I was in seventh grade, and I went from 90 pounds to 160 in like four months. All the popular kids I hung out with turned on me, started bullying me and jumping me on a weekly basis. One night, they left a voicemail threatening they would kill me if I came to school the next day. This is, of course, after they spray painted the school with "Alex is a tuna fish" and swastikas all over the building.

I deleted it before my mom could hear the voicemail. She was already causing problems at school for me because of the issue, and I didn't want to make it worse. So instead I told her the next morning that I didn't want to go to school… because I wanted to kill myself instead. And she didn't believe me, so I got a knife and threaten to hurt myself with it. Of course then she tried to intervene, and I tried to force it on her just to prove that I was serious. Once she believed me, I went peacefully to the psych ward where I convinced them to let me stay on a thirty-day hold.

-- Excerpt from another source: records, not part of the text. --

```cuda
template <class T>
struct RowsParams {
    const T* in;
    T* out;
    T* v0;
    T* v1;
    const T* v2;
    cplx<T>* W;
    long total_rows;
    int nrows;
    int n_real;
    int L, H;
    long W_pitch;
    int W_rows;
    LineFft<T> f;
    const cplx<T>* twL;
    const cplx<T>* twLp;
    const int* part;
    const int* pairq;
    const int* pairs; const cplx<T>* pairw; int npair0;
    const int* quadq; const cplx<T>* quadw; int nquad;
    int RB, RBP;
    int mode, dot_kind, do_fft;
    int vec_ok;
    int vec16_ok;
    int tma_ok;
    int tma_op;
    const void* spec; int spec_kind;
    PcgDev st;
};

template <class T>
__global__ void __launch_bounds__(256) rows_fwd_kernel(RowsParams<T> P) {
    HIPGP_DYN_SMEM(smem_raw);
    cplx<T>* s = reinterpret_cast<cplx<T>*>(smem_raw);
    const int tid = threadIdx.x, nthreads = blockDim.x;
    const int warp = tid >> 5, lane = tid & 31, nwarps = nthreads >> 5;
    if (P.mode != RF_PLAIN && P.st.flags[0]) return;
    const long g0 = (long)blockIdx.x * P.RB;
    const long g1 = g0 + P.RB < P.total_rows ? g0 + P.RB : P.total_rows;
    const int nl = (int)(g1 - g0);
    const int H = P.H, RBP = P.RBP, n = P.n_real;

    for (int line = warp; line < P.RB; line += nwarps) {
        if (line >= nl) {
            if (P.do_fft) for (int k = lane; k < H; k += 32) s[(size_t)k * RBP + line] = mk<T>(0, 0);
            continue;
        }
        const long g = g0 + line;
        const int b = (int)(g / P.nrows);
        const size_t off = (size_t)g * n;
        T acc = 0;
        T coef = 0;
        bool first = false;
        if (P.mode == RF_PUPDATE) {
            first = P.st.flags[2] != 0;
            coef = first ? (T)0 : (T)(P.st.zr[b] / P.st.zr_prev[b]);
        } else if (P.mode == RF_XRUPDATE) {
            coef = (T)(P.st.zr[b] / P.st.pAp[b]);
        }
        for (int k = lane; k < H; k += 32) {
            T e[2];
#pragma unroll
            for (int h = 0; h < 2; ++h) {
                const int i = 2 * k + h;
                T val = 0;
                if (i < n) {
                    if (P.mode == RF_PLAIN) {
                        val = P.in[off + i];
                    } else if (P.mode == RF_PUPDATE) {
                        const T z = P.in[off + i];
                        val = first ? z : z + coef * P.v0[off + i];
                        P.v0[off + i] = val;
                    } else if (P.mode == RF_SELFDOT) {
                        val = P.in[off + i];
                        acc += val * val;
                    } else {
                        const T pv = P.v2[off + i];
                        P.v1[off + i] = P.v1[off + i] + coef * pv;
                        val = P.v0[off + i] - coef * P.in[off + i];
                        P.v0[off + i] = val;
                        acc += val * val;
                    }
                }
                e[h] = val;
            }
            if (P.do_fft) s[(size_t)k * RBP + line] = mk<T>(e[0], e[1]);
        }
        if (P.mode == RF_XRUPDATE || P.mode == RF_SELFDOT) {
            const double tot = warp_sum((double)acc);
            if (lane == 0) P.st.partial[g] = tot;
        }
    }
    if (P.mode == RF_XRUPDATE) pcg_finalize(P.st, DOT_RR, g0, g1, P.nrows, tid, nthreads);
    if (P.mode == RF_SELFDOT) pcg_finalize(P.st, DOT_ZR, g0, g1, P.nrows, tid, nthreads);
    if (!P.do_fft) return;
    __syncthreads();

    fft_forward(s, RBP, P.RB, P.f, tid, nthreads);

    for (int w = tid; w < H * P.RB; w += nthreads) {
        const int line = w % P.RB, p = w / P.RB;
        const int k = P.f.rev[p];
        if (k == 0) {
            const cplx<T> z = s[line];
            s[line] = mk<T>((T)2 * (z.x + z.y), 0);
            s[(size_t)H * RBP + line] = mk<T>((T)2 * (z.x - z.y), 0);
        } else {
            const int k2 = H - k;
            if (k <= k2) {
                const int p2 = P.f.pos[k2];
                const cplx<T> a = s[(size_t)p * RBP + line], c = conj(s[(size_t)p2 * RBP + line]);
                const cplx<T> E = a + c;
                const cplx<T> d = a - c;
                const cplx<T> O = mk<T>(d.y, -d.x);
                const cplx<T> t = P.twL[k] * O;
                s[(size_t)p * RBP + line] = E + t;
                if (k != k2) s[(size_t)p2 * RBP + line] = conj(E - t);
            }
        }
    }
    __syncthreads();

    for (int line = warp; line < nl; line += nwarps) {
        const long g = g0 + line;
        cplx<T>* dst = P.W + ((size_t)(g / P.nrows) * P.W_rows + (g % P.nrows)) * P.W_pitch;
        for (int q = lane; q <= H; q += 32) dst[q] = s[(size_t)q * RBP + line];
    }
}

template <class T>
__device__ __forceinline__ cplx<T> apply_spec(cplx<T> v, const void* spec, int kind, size_t idx) {
    if (kind == SPEC_REAL) return v * reinterpret_cast<const T*>(spec)[idx];
    const cplx<T> sv = reinterpret_cast<const cplx<T>*>(spec)[idx];
    return kind == SPEC_CPLX ? v * sv : mulc(v, sv);
}

template <class T>
__global__ void __launch_bounds__(256) rows_inv_kernel(RowsParams<T> P) {
    HIPGP_DYN_SMEM(smem_raw);
    cplx<T>* s = reinterpret_cast<cplx<T>*>(smem_raw);
    const int tid = threadIdx.x, nthreads = blockDim.x;
    const int warp = tid >> 5, lane = tid & 31, nwarps = nthreads >> 5;
    if (P.mode != RI_PLAIN && P.st.flags[0]) return;
    const long g0 = (long)blockIdx.x * P.RB;
    const long g1 = g0 + P.RB < P.total_rows ? g0 + P.RB : P.total_rows;
    const int nl = (int)(g1 - g0);
    const int H = P.H, RBP = P.RBP, n = P.n_real;

    for (int line = warp; line < P.RB; line += nwarps) {
        if (line >= nl) {
            for (int q = lane; q <= H; q += 32) s[(size_t)q * RBP + line] = mk<T>(0, 0);
            continue;
        }
        const long g = g0 + line;
        const cplx<T>* src = P.W + ((size_t)(g / P.nrows) * P.W_rows + (g % P.nrows)) * P.W_pitch;
        for (int q = lane; q <= H; q += 32) {
            cplx<T> v = src[q];
            if (P.spec_kind != SPEC_NONE) v = apply_spec(v, P.spec, P.spec_kind, (size_t)q);
            s[(size_t)q * RBP + line] = v;
        }
    }
    __syncthreads();

    for (int w = tid; w < H * P.RB; w += nthreads) {
        const int line = w % P.RB, p = w / P.RB;
        const int k = P.f.rev[p];
        if (k == 0) {
            const T y0 = s[line].x, yh = s[(size_t)H * RBP + line].x;
            s[line] = mk<T>(y0 + yh, y0 - yh);
        } else {
            const int k2 = H - k;
            if (k <= k2) {
                const int p2 = P.f.pos[k2];
                const cplx<T> a = s[(size_t)p * RBP + line], c = conj(s[(size_t)p2 * RBP + line]);
                const cplx<T> E = a + c;
                const cplx<T> O = mulc(a - c, P.twL[k]);
                const cplx<T> iO = mk<T>(-O.y, O.x);
                s[(size_t)p * RBP + line] = E + iO;
                if (k != k2) s[(size_t)p2 * RBP + line] = conj(E - iO);
            }
        }
    }
    __syncthreads();

    fft_inverse(s, RBP, P.RB, P.f, tid, nthreads);

    for (int line = warp; line < nl; line += nwarps) {
        const long g = g0 + line;
        const size_t off = (size_t)g * n;
        T acc = 0;
        for (int k = lane; k < H; k += 32) {
            const cplx<T> z = s[(size_t)k * RBP + line];
            const int i = 2 * k;
            if (i < n) { P.out[off + i] = z.x; if (P.mode == RI_DOT) acc += z.x * P.v0[off + i]; }
            if (i + 1 < n) { P.out[off + i + 1] = z.y; if (P.mode == RI_DOT) acc += z.y * P.v0[off + i + 1]; }
        }
        if (P.mode == RI_DOT) {
            const double tot = warp_sum((double)acc);
            if (lane == 0) P.st.partial[g] = tot;
        }
    }
    if (P.mode == RI_DOT) pcg_finalize(P.st, P.dot_kind, g0, g1, P.nrows, tid, nthreads);
}

template <class T>
struct ColsParams {
    const cplx<T>* in;
    cplx<T>* out;
    int n_in, n_out;
    long inner;
    long pitch;
    long in_ostride, in_bstride, out_ostride, out_bstride;
    LineFft<T> f;
    int TB, TBP;
    int mode;
    const void* spec; int spec_kind;
    long spec_pitch;
    int spec_stage;
    int in_stage;
    int nx, ny, nz;
    int tma_in, tma_in_rows, tma_in_nbox;
    int tma_spec;
    int batch_fastest;
    const int* done_flag;
    int out_split_len; long out_split_stride;
    int in_split_len; long in_split_stride;
};
template <class T> __device__ __forceinline__ size_t cols_rowoff(int i, long pitch, int split_len, long split_stride) {
    return split_len ? (size_t)(i / split_len) * split_stride + (size_t)(i % split_len) * pitch : (size_t)i * pitch;
}

template <class T>
__global__ void __launch_bounds__(512) cols_pass_kernel(ColsParams<T> P) {
    HIPGP_DYN_SMEM(smem_raw);
    cplx<T>* s = reinterpret_cast<cplx<T>*>(smem_raw);
    const int tid = threadIdx.x, nthreads = blockDim.x;
    if (P.done_flag && *P.done_flag) return;
    const long c0 = (long)blockIdx.x * P.TB;
    const int nc = (int)(P.inner - c0 < P.TB ? P.inner - c0 : P.TB);
    const int L = P.f.Ln, TB = P.TB, TBP = P.TBP;
    const cplx<T>* in = P.in + (size_t)blockIdx.y * P.in_ostride + (size_t)blockIdx.z * P.in_bstride + c0;
    cplx<T>* out = P.out + (size_t)blockIdx.y * P.out_ostride + (size_t)blockIdx.z * P.out_bstride + c0;

    const int rows_in = P.mode == CM_INV ? L : P.n_in;
    for (int w = tid; w < L * TB; w += nthreads) {
        const int c = w % TB, i = w / TB;
        cplx<T> v = mk<T>(0, 0);
        if (i < rows_in && c < nc) v = in[cols_rowoff<T>(i, P.pitch, P.in_split_len, P.in_split_stride) + c];
        s[(size_t)i * TBP + c] = v;
    }
    __syncthreads();

    if (P.mode != CM_INV) fft_forward(s, TBP, TB, P.f, tid, nthreads);
    if (P.mode == CM_FUSED) {
        for (int w = tid; w < L * TB; w += nthreads) {
            const int c = w % TB, i = w / TB;
            if (c < nc) s[(size_t)i * TBP + c] = apply_spec(s[(size_t)i * TBP + c], P.spec, P.spec_kind, (size_t)i * (P.spec_pitch ? P.spec_pitch : P.pitch) + c0 + c);
        }
        __syncthreads();
    }
    if (P.mode != CM_FWD) fft_inverse(s, TBP, TB, P.f, tid, nthreads);

    const int rows_out = P.mode == CM_FWD ? L : P.n_out;
    for (int w = tid; w < rows_out * TB; w += nthreads) {
        const int c = w % TB, i = w / TB;
        if (c < nc) out[cols_rowoff<T>(i, P.pitch, P.out_split_len, P.out_split_stride) + c] = s[(size_t)i * TBP + c];
    }
}


}
```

That wasn't the last time I faked it, either. By the time I was age fourteen, I had over thirteen visits to the psych ward. It was only recently that I found out that my mom had actually sold the condo to cover all my medical bills because of that. She paid over $250,000 and has been renting ever since because she never really recovered from that financial hit. Alex, 27

CONVINCING MY MOM I WAS A HOME INTRUDER

My high school football practice had been canceled due to rain. Once classes ended I jumped on the bus, which I almost never did during the season, and came home to an empty house in a thunderstorm. I dropped my backpack in my room and went straight into the bathroom.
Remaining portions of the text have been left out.